#### GOAL OF THE EXERCISE
Copy, from the data below, each line that has the word "ScanCall".

#### DATA EXCERPTS
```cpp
constexpr int kLdsTableK = 7;
__global__ void __launch_bounds__(1024) k_pass1_lds_int(Chunks g, int64_t total, int k, TableView tv, EmitCfg ec,
                                                        uint32_t *__restrict__ visits, P1 o, Cand cand) {
  __shared__ int32_t s_val[1 << (2 * kLdsTableK)];
  const int nk = 1 << (2 * k);
  for (int i = threadIdx.x; i < nk; i += blockDim.x) s_val[i] = (int32_t)tv_get(tv, (uint32_t)i);
  __syncthreads();
  const uint32_t kmask = (uint32_t)nk - 1u;
  for (int64_t c = g.c0 + (int64_t)blockIdx.x * blockDim.x + threadIdx.x; c < g.nch;
       c += (int64_t)gridDim.x * blockDim.x) {
    const int64_t start = g.start[c];
    const int n = g.n[c];
    const int64_t q0 = start - k;
    Window16 win(g.packed, total, q0);
    int32_t prev = 0, best = 0, asum = 0, pmin = INT32_MAX, pmax = INT32_MIN;
    int beg = -1, arg = 0, parg = 0;
// ... 1960 lines not shown
  int32_t *se = cv.take<int32_t>(nch);
  long long *sD = cv.take<long long>(nch * 6);
  int32_t *sA = cv.take<int32_t>(nch * 2);
  double *x = cv.take<double>(nch);
  uint8_t *cmode = cv.take<uint8_t>(nch);
  int32_t *hq = cv.take<int32_t>(nch * 2);
  double *hmax = cv.take<double>(nch);
  unsigned long long *cnts = cv.take<unsigned long long>(5 * kSegs + 8);
  uint8_t *flag = cv.take<uint8_t>(nch + 64);
  char *xa0 = cv.take<char>(ntiles * 32), *xa1 = cv.take<char>(ntiles * 32);
  double *pa = cv.take<double>(nch);
  double *pb = cv.take<double>(nch);
  uint8_t *pz = cv.take<uint8_t>(nch);
  int32_t *spe = cv.take<int32_t>(nch * 2);
  long long *spd = cv.take<long long>(nch * 6);
  int32_t *spa = cv.take<int32_t>(nch * 2);
  unsigned long long *nfix = cv.take<unsigned long long>(nch + 2);
  uint8_t *ssel = cv.take<uint8_t>(nch);
  double2 *tagg = cv.take<double2>(ntiles);
  double *tin = cv.take<double>(ntiles);
  const int64_t ngt = nch / 64 + 2;
  int32_t *gte = cv.take<int32_t>(ngt);
  long long *gtd = cv.take<long long>(ngt * 6);
  long long *gtm = cv.take<long long>(ngt);
  int32_t *gtee = cv.take<int32_t>(ngt);
  const int64_t rcap_h = std::max<int64_t>(65536, nch / 128);
  int32_t *rslot = cv.take<int32_t>(nch);
  int64_t *rchunk = cv.take<int64_t>(2 * rcap_h);
  unsigned long long *rcnt = cv.take<unsigned long long>(8);
  double *rval = cv.take<double>(2 * rcap_h * 256);
  *bytes = cv.off;

  Work w{};
  if (!base) return w;
  w.g = Chunks{kp.start, kp.n, kp.run, nch, packed};
  w.p1 = P1{p1d, p1d + nch, p1d + 2 * nch, p1d + 3 * nch, p1d + 4 * nch, p1d + 5 * nch, p1i, p1i + nch, spec,
            p1i + 2 * nch};
  w.p1.ep = ep;
  w.sm = Summ{se, sD, sD + 2 * nch, sD + 4 * nch, sA};
  w.cr = Carry{x, cmode, hq, hmax, hq + nch};
  w.cnts = cnts;
  w.flag = flag;
  auto xtiles = [&](char *p) {
    return XTiles{reinterpret_cast<int32_t *>(p), reinterpret_cast<int32_t *>(p) + ntiles,
                  reinterpret_cast<long long *>(p + ntiles * 8), reinterpret_cast<long long *>(p + ntiles * 16),
                  reinterpret_cast<double *>(p + ntiles * 24)};
  };
  w.xagg = xtiles(xa0);
  w.xtin = xtiles(xa1);
  w.pa = pa;
  w.pb = pb;
  w.pz = pz;
  w.sp1 = SummP1{spe, spd, spd + 2 * nch, spd + 4 * nch, spa};
  w.nfix = nfix;
  w.fix = reinterpret_cast<int64_t *>(nfix + 2);
  w.tagg = tagg;
  w.tin = tin;
  w.trun = kp.trun;
  w.tcomp = TileComp{gte, gtd, gtd + 2 * ngt, gtd + 4 * ngt, gtm, gtee};
  w.rpb = ReplayBuf{plan.p1summ ? rslot : nullptr, rchunk, rval, rcnt, rcap_h};
  if (plan.p1summ) {
    w.sm.sel = ssel;
    w.sm.pD = w.sp1.D;
    w.sm.pM = w.sp1.M;
    w.sm.pN = w.sp1.N;
    w.sm.pA = w.sp1.A;
  }
  w.nwin = (nch + 63) / 64;
  return w;
}

struct ScanCall {
  ks_ctx *ctx;
  const ks_dev_seqs *s;
  int64_t total;
  int k;
  const TableView &tv;
  const EmitCfg ec;
  const Runs &runs;
  const RunLayout &lay;
  const RegionBuf &rb;
  uint32_t *visits, *visits_rescan;
  const ScanMode &mode;
};

Chunks view(const Chunks &g, const Half &h) {
  Chunks v = g;
  v.c0 = h.c0;
  v.nch = h.c1;
  return v;
}

constexpr int kWpb = 2;

ks_status ascan(const ScanCall &c, const Work &w, const P1 &o, double *out, const Half &h, hipStream_t strm) {
  const int64_t nruns = c.runs.n;
  if (h.r1 <= h.r0) return KS_OK;
  const dim3 gr((unsigned)(h.r1 - h.r0));
  if (h.t1 <= h.t0) return launch(k_approx_scan, gr, dim3(64), 0, strm, c.lay.cbase, h.r1, o, out, h.r0);
  const dim3 g4((unsigned)((h.t1 - h.t0 + kWpb - 1) / kWpb)), b4(64 * kWpb);
  KS_TRY(launch(k_ascan_tiles, g4, b4, 0, strm, c.lay.tbase, c.lay.cbase, nruns, w.trun, o, w.tagg, h.t0, h.t1));
  KS_TRY(launch(k_ascan_runs, gr, dim3(64), 0, strm, c.lay.tbase, h.r1, w.tagg, w.tin, h.r0));
  return launch(k_ascan_apply, g4, b4, 0, strm, c.lay.tbase, c.lay.cbase, nruns, w.trun, o, w.tin, out, h.t0, h.t1);
}

ks_status predict(const ScanCall &c, const Work &w, const Half &h, hipStream_t strm) {
  P1 pp = w.p1;
  pp.asum = w.pa;
  pp.cexit = w.pb;
  pp.special = w.pz;
  KS_HIP(hipMemsetAsync(w.pz + h.c0, 0, (size_t)(h.c1 - h.c0), strm));
  const size_t lds = (size_t)2 << (2 * c.tv.approx_k);
  const int per_cu = lds <= ((size_t)32 << 10) ? 4 : 1;
  const unsigned gl = (unsigned)std::max<int64_t>(
      1, std::min<int64_t>((h.c1 - h.c0 + 1023) / 1024, (int64_t)c.ctx->num_cus * per_cu));
  KS_HIP(hipFuncSetAttribute((const void *)k_predict<4>, hipFuncAttributeMaxDynamicSharedMemorySize, (int)lds));
  KS_TRY(launch(k_predict<4>, dim3(gl), dim3(1024), lds, strm, view(w.g, h), c.total, c.k, c.tv.approx,
                c.tv.approx_k, pp.asum, pp.cexit));
  return ascan(c, w, pp, w.xh, h, strm);
}

ks_status pass1_half(const ScanCall &c, const ScanPlan &plan, const Work &w, const Half &h, hipStream_t strm,
                     const Cand &cand) {
  const Chunks gv = view(w.g, h);
  const int64_t n = h.c1 - h.c0;
  const TableView &tv = c.tv;
  const EmitCfg &ec = c.ec;
  const P1 &p1 = w.p1;
  const SummP1 &sp1 = w.sp1;
  const double *xh = plan.entry_reuse ? w.cr.x : (plan.p1summ ? w.xh : nullptr);
  const Carry &cr = w.cr;
  unsigned int *err = reinterpret_cast<unsigned int *>(w.cnts + 2 * kSegs + 2 * (&h - plan.half) + 1);
  const bool trlr = ec.trlr != 0;
  auto blocks = [&](int64_t per) { return dim3((unsigned)((n + per - 1) / per)); };
  auto persistent = [&](int per_cu) {
    return dim3((unsigned)std::max<int64_t>(1, std::min<int64_t>((n + 1023) / 1024, (int64_t)per_cu * c.ctx->num_cus)));
  };
  switch (plan.family) {
    case P1Family::Lds:
      if (trlr)
        return launch(k_pass1_lds<true>, persistent(1), dim3(1024), 0, strm, gv, c.total, c.k, tv, ec, c.visits, p1,
                      cand, xh, sp1);
      if (plan.exact)
        return launch(k_pass1_lds_int, persistent(2), dim3(1024), 0, strm, gv, c.total, c.k, tv, ec, c.visits, p1,
                      cand);
      return launch(k_pass1_lds<false>, persistent(1), dim3(1024), 0, strm, gv, c.total, c.k, tv, ec, c.visits, p1,
                    cand, xh, sp1);
    case P1Family::Line: {
      const int own = tv.line_own;
      if (plan.codes_read)
        return pick_int<5, 7, 4>(plan.codes_J, [&](auto j) {
          return pick_bool(trlr, [&](auto t) {
            return pick_bool(c.visits != nullptr, [&](auto v) {
              return launch(k_pass1c<decltype(j)::value, decltype(t)::value, decltype(v)::value>, blocks(kCodeBlock),
                            dim3(kCodeBlock), (size_t)tv.nlut * 8, strm, gv, c.total, c.k, tv, ec, c.visits, p1, cand,
                            xh, cr, err, w.kc);
            });
          });
        });
      if (tv.rline && !trlr && !plan.p1summ && own == 3)
        return launch(k_pass1r<3>, blocks(kRankBlock), dim3(kRankBlock), 0, strm, gv, c.total, c.k, tv, ec, c.visits,
                      p1, cand);
      if (tv.line_kind == 3)
        return pick_wide_own(own, [&](auto o) {
          return pick_bool(trlr, [&](auto t) {
            return pick_int<1, 2, 0>(plan.entry_reuse ? (plan.codes_write ? 2 : 1) : 0, [&](auto x) {
              return launch(k_pass1w<decltype(o)::value, decltype(t)::value, (decltype(x)::value > 0),
                                     (decltype(x)::value > 1)>,
                            blocks(kWideBlock), dim3(kWideBlock), 0, strm, gv, c.total, c.k, tv, ec, c.visits, p1, cand,
                            xh, sp1, cr, err, w.kc);
            });
          });
        });
      if (!plan.comp)
        return pick_int<3, 4, 2>(own, [&](auto o) {
          return pick_bool(trlr, [&](auto t) {
            return launch(k_pass1l<decltype(o)::value, true, false, decltype(t)::value>, blocks(1024), dim3(1024), 0,
                          strm, gv, c.total, c.k, tv, ec, c.visits, p1, cand, xh, sp1, cr, err, w.kc);
          });
        });
      return pick_u16_own(own, [&](auto o) {
        return pick_bool(tv.nlut <= kLineLutMax, [&](auto l) {
          return pick_bool(trlr, [&](auto t) {
            return pick_int<1, 2, 0>(plan.entry_reuse ? (plan.codes_write ? 2 : 1) : 0, [&](auto x) {
              return launch(k_pass1l<decltype(o)::value, false, decltype(l)::value, decltype(t)::value,
                                     (decltype(x)::value > 0), (decltype(x)::value > 1 && decltype(l)::value)>,
                            blocks(768), dim3(768), 0, strm, gv, c.total, c.k, tv, ec, c.visits, p1, cand, xh, sp1, cr,
                            err, w.kc);
            });
          });
        });
      });
    }
    case P1Family::F64Expanded:
      return pick_int<3, 4, 2>(plan.J, [&](auto j) {
        return pick_bool(trlr, [&](auto t) {
          return launch(k_pass1pf<decltype(j)::value, decltype(t)::value, 512>, blocks(512), dim3(512), 0, strm, gv,
                        c.s->seq, c.total, c.k, tv, ec, c.visits, p1, cand, c.runs.packed, xh, sp1);
        });
      });
    case P1Family::CompExpanded:
      return pick_int<3, 5, 2>(plan.J, [&](auto j) {
        return pick_bool(plan.lds_lut, [&](auto l) {
          return pick_bool(trlr, [&](auto t) {
            return launch(k_pass1p<decltype(j)::value, decltype(l)::value, decltype(t)::value>, blocks(kP1Block),
                          dim3(kP1Block), 0, strm, gv, c.s->seq, c.total, c.k, tv, ec, c.visits, p1, cand,
                          c.runs.packed, xh, sp1);
          });
        });
      });
    case P1Family::Plain:
      break;
  }
  return fail(KS_ERR_INTERNAL, "chunked scan: no pass-1 launch per half for this table form");
}

ks_status pass1_tail(const ScanCall &c, const ScanPlan &plan, const Work &w, hipStream_t strm, const Cand &cand) {
  const dim3 grid((unsigned)((w.g.nch - plan.ctail + 1023) / 1024));
  auto go = [&](auto j, auto comp, auto l) {
    return launch(k_pass1<decltype(j)::value, decltype(comp)::value, decltype(l)::value>, grid, dim3(1024), 0, strm,
                  w.g, c.s->seq, c.total, c.k, c.tv, nullptr, c.ec, c.visits, w.p1, cand, plan.ctail, 1);
  };
  if (plan.family == P1Family::F64Expanded)
    return pick_int<3, 4, 2>(plan.J, [&](auto j) { return go(j, std::false_type{}, std::false_type{}); });
  if (plan.J == 5) return go(std::integral_constant<int, 5>{}, std::true_type{}, std::false_type{});
  return pick_int<3, 4, 2>(plan.J, [&](auto j) {
    return pick_bool(plan.lds_lut, [&](auto l) { return go(j, std::true_type{}, l); });
  });
}

ks_status post_half(const ScanCall &c, const ScanPlan &plan, const Work &w, int hi, hipStream_t strm) {
  const Half &h = plan.half[hi];
  const bool last = hi == plan.nhalf - 1;
  const Chunks gv = view(w.g, h);
  const Chunks &g = w.g;
  const TableView &tv = c.tv;
  const P1 &p1 = w.p1;
  const Summ &sm = w.sm;
  const Carry &cr = w.cr;
  const TileComp &tch = w.tcomp;
  const ReplayBuf &rpb = w.rpb;
  const uint8_t *seq = c.s->seq;
  const int64_t total = c.total, nruns = c.runs.n;
  const int k = c.k;
  const int64_t nh = h.c1 - h.c0, nr = h.r1 - h.r0, nt = h.t1 - h.t0;
  if (nh <= 0) return KS_OK;
  unsigned long long *rep_h = w.cnts + 2 * kSegs + 2 * hi;
  unsigned int *err_h = reinterpret_cast<unsigned int *>(rep_h + 1);
  const dim3 gch_h((unsigned)((nh + 255) / 256)), gsum_h((unsigned)((nh + 1023) / 1024));
  const dim3 bw(64 * kWpb);
  const dim3 gst((unsigned)((nt + kWpb - 1) / kWpb));
  auto stitch = [&]() -> ks_status {
    if (nt > 0)
      KS_TRY(launch(k_stitch_tiles, gst, bw, 0, strm, g, c.lay.tbase, c.lay.cbase, nruns, w.trun, p1, cr, w.xagg, h.t0,
                    h.t1));
    if (nr > 0)
      KS_TRY(launch(k_stitch_runs, dim3((unsigned)nr), dim3(64), 0, strm, c.lay.tbase, h.r1, c.runs.a, c.runs.b,
                    c.runs.seq, c.ec, w.xagg, w.xtin, c.rb, w.rss[hi], h.r0));
    if (nt > 0)
      KS_TRY(launch(k_stitch_emit, gst, bw, 0, strm, g, c.lay.tbase, c.lay.cbase, nruns, w.trun, c.runs.a, c.runs.seq,
                    p1, cr, c.ec, w.xtin, c.rb, w.rss[hi], err_h, h.t0, h.t1));
    return KS_OK;
  };
  if (plan.entry_reuse) {
    if (last) {
      KS_HIP(hipEventRecord(c.ctx->ev[kEvP2End], strm));
      KS_HIP(hipEventRecord(c.ctx->ev[kEvP34End], strm));
    }
    return stitch();
  }
  KS_TRY(ascan(c, w, p1, w.xt, h, strm));
  const int64_t wl = (h.c0 > 0 ? h.c0 - 1 : 0) / 64;
  const int64_t nwm = (h.c1 + 63) / 64 - wl;
  if (plan.exact) {
    KS_TRY(launch(k_carry_exact, gch_h, dim3(256), 0, strm, gv, p1, w.xt, cr));
  } else if (plan.p1summ) {
    KS_HIP(hipMemsetAsync(w.nfix + hi, 0, 8, strm));
    KS_HIP(hipMemsetAsync(rpb.count + hi, 0, 8, strm));
    KS_TRY(launch(k_marks_select, dim3((unsigned)((nwm + 3) / 4)), dim3(256), 0, strm, gv, p1, w.xt, w.flag, nwm,
                  w.sp1, sm, w.fix + h.c0, w.nfix + hi, w.xh,
                  w.dbg ? reinterpret_cast<unsigned long long *>(w.dbg + w.nwin * 9) : nullptr, rpb, hi));
    const unsigned gw = (unsigned)std::max<int64_t>(1, (int64_t)c.ctx->num_cus * 8);
    KS_TRY(launch(k_summ_fixw<false>, dim3(gw), dim3(256), 0, strm, g, seq, total, k, tv, w.xt, w.fix + h.c0,
                  w.nfix + hi, sm, rpb, hi));
  } else {
    KS_TRY(launch(k_seg_marks, dim3((unsigned)((nwm + kWpb - 1) / kWpb)), bw, 0, strm, gv, p1, w.xt, w.flag, nwm));
    if (plan.no_summ) {
      KS_TRY(launch(k_summ_none, gsum_h, dim3(1024), 0, strm, gv, sm));
    } else if (plan.lds_table) {
      if (plan.comp && plan.lds_lut) {
        const size_t tb = (size_t)2 << (2 * k);
        KS_HIP(hipFuncSetAttribute((const void *)k_summaries<true, true, true>,
                                   hipFuncAttributeMaxDynamicSharedMemorySize, (int)tb));
        KS_TRY(launch(k_summaries<true, true, true>, gsum_h, dim3(1024), tb, strm, gv, seq, total, k, tv, nullptr, p1,
                      w.xt, sm));
      } else {
        const size_t tb = (size_t)8 << (2 * k);
        KS_HIP(hipFuncSetAttribute((const void *)k_summaries<false, false, true>,
                                   hipFuncAttributeMaxDynamicSharedMemorySize, (int)tb));
        KS_TRY(launch(k_summaries<false, false, true>, gsum_h, dim3(1024), tb, strm, gv, seq, total, k, tv, nullptr,
                      p1, w.xt, sm));
      }
    } else if (plan.lds_lut) {
      KS_TRY(launch(k_summaries<true, true>, gsum_h, dim3(1024), 0, strm, gv, seq, total, k, tv, w.codes, p1, w.xt,
                    sm));
    } else if (plan.comp) {
      KS_TRY(launch(k_summaries<true, false>, gsum_h, dim3(1024), 0, strm, gv, seq, total, k, tv, w.codes, p1, w.xt,
                    sm));
// ... 543 lines not shown
```

Before: 1016.

## Specialize code-read pass1 for full chunks with inlined branchless scoring step

For the no-visits path, the code-read pass-1 kernel now walks chunks with a compile-time split between full wavefronts (all chunks length CH), where per-element bounds checks are dropped, and a partial path that keeps them. The generic lane step is replaced by an inlined branchless routine that updates the head and span state directly. Per-value special-value classification is skipped when the LUT has no non-finite entries, detected with a block-wide OR during the LUT load. The block size for this variant drops from 1024 to 768 to allow more registers per thread. The cost is duplicated scoring logic that must stay bit-exact with the original lane step, plus larger code.

```diff
diff --git a/kmer_spans_amd/csrc/ks_scan_chunked.hip b/kmer_spans_amd/csrc/ks_scan_chunked.hip
--- a/kmer_spans_amd/csrc/ks_scan_chunked.hip
+++ b/kmer_spans_amd/csrc/ks_scan_chunked.hip
@@ -1610,7 +1610,7 @@
   else L.finish(c, o, sp);
 }
 
-constexpr int kCodeBlock = 1024;
+constexpr int code_block(bool visits) { return visits ? 1024 : 768; }
 constexpr int kCodeDepth = 2;
 
 __device__ __forceinline__ uint32_t packed_kmer(const uint32_t *__restrict__ packed, int64_t total, int64_t p0, int k) {
@@ -1620,26 +1620,72 @@
   return (uint32_t)(x >> (64 - 2 * (sk + k))) & ((1u << (2 * k)) - 1u);
 }
 
+template <bool kTrlr>
+__device__ __forceinline__ void code_index(P1Lane<false, kTrlr, true> &L, bool &pos, bool &act, double s, int i,
+                                           const EmitCfg &ec, int reach, const Cand &cand, bool classify) {
+  {
+    Head &h = L.hx;
+    const double t = h.T + s;
+    const bool tp = t > 0;
+    const double T = tp ? t : 0.0;
+    const bool hup = act & tp & (T > h.hmax);
+    h.hq = (act & !tp) ? i : h.hq;
+    h.hmax = hup ? T : h.hmax;
+    h.harg = hup ? i : h.harg;
+    h.T = T;
+    act = act & tp;
+  }
+  if (classify) L.special |= !isfinite(s);
+  const double tt = L.prev + s;
+  const bool pn = tt > 0;
+  const double S = pn ? tt : 0.0;
+  const bool open = !pos & pn;
+  const bool close = pos & !pn;
+  if (kTrlr ? (close & (i - L.beg >= reach)) : (close & (L.best >= ec.min_score))) {
+    const int f0 = L.f0, arg = L.arg, beg = L.beg;
+    const long long ml = kTrlr ? ec.min_len : 0;
+    const bool want =
+        kTrlr ? ((((long long)((arg != f0 ? arg - 1 : arg) - (beg != f0 ? beg - 1 : beg)) >= ml) |
+                  ((long long)((i != f0 ? i - 1 : i) - (arg != f0 ? arg - 1 : arg) - 1) >= (ml > 1 ? ml : 1LL))))
+              : ((uint64_t)(int64_t)(arg - beg) >= ec.mw);
+    if (want) cand_put(cand, L.start, beg, arg, i, L.best);
+  }
+  const bool up = open | (S > L.best);
+  L.best = up ? S : L.best;
+  L.arg = up ? i : L.arg;
+  L.beg = open ? i : L.beg;
+  L.prev = S;
+  pos = pn;
+}
+
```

#### EXERCISE OUTPUT
struct ScanCall {
ks_status ascan(const ScanCall &c, const Work &w, const P1 &o, double *out, const Half &h, hipStream_t strm) {
ks_status predict(const ScanCall &c, const Work &w, const Half &h, hipStream_t strm) {
ks_status pass1_half(const ScanCall &c, const ScanPlan &plan, const Work &w, const Half &h, hipStream_t strm,
ks_status pass1_tail(const ScanCall &c, const ScanPlan &plan, const Work &w, hipStream_t strm, const Cand &cand) {
ks_status post_half(const ScanCall &c, const ScanPlan &plan, const Work &w, int hi, hipStream_t strm) {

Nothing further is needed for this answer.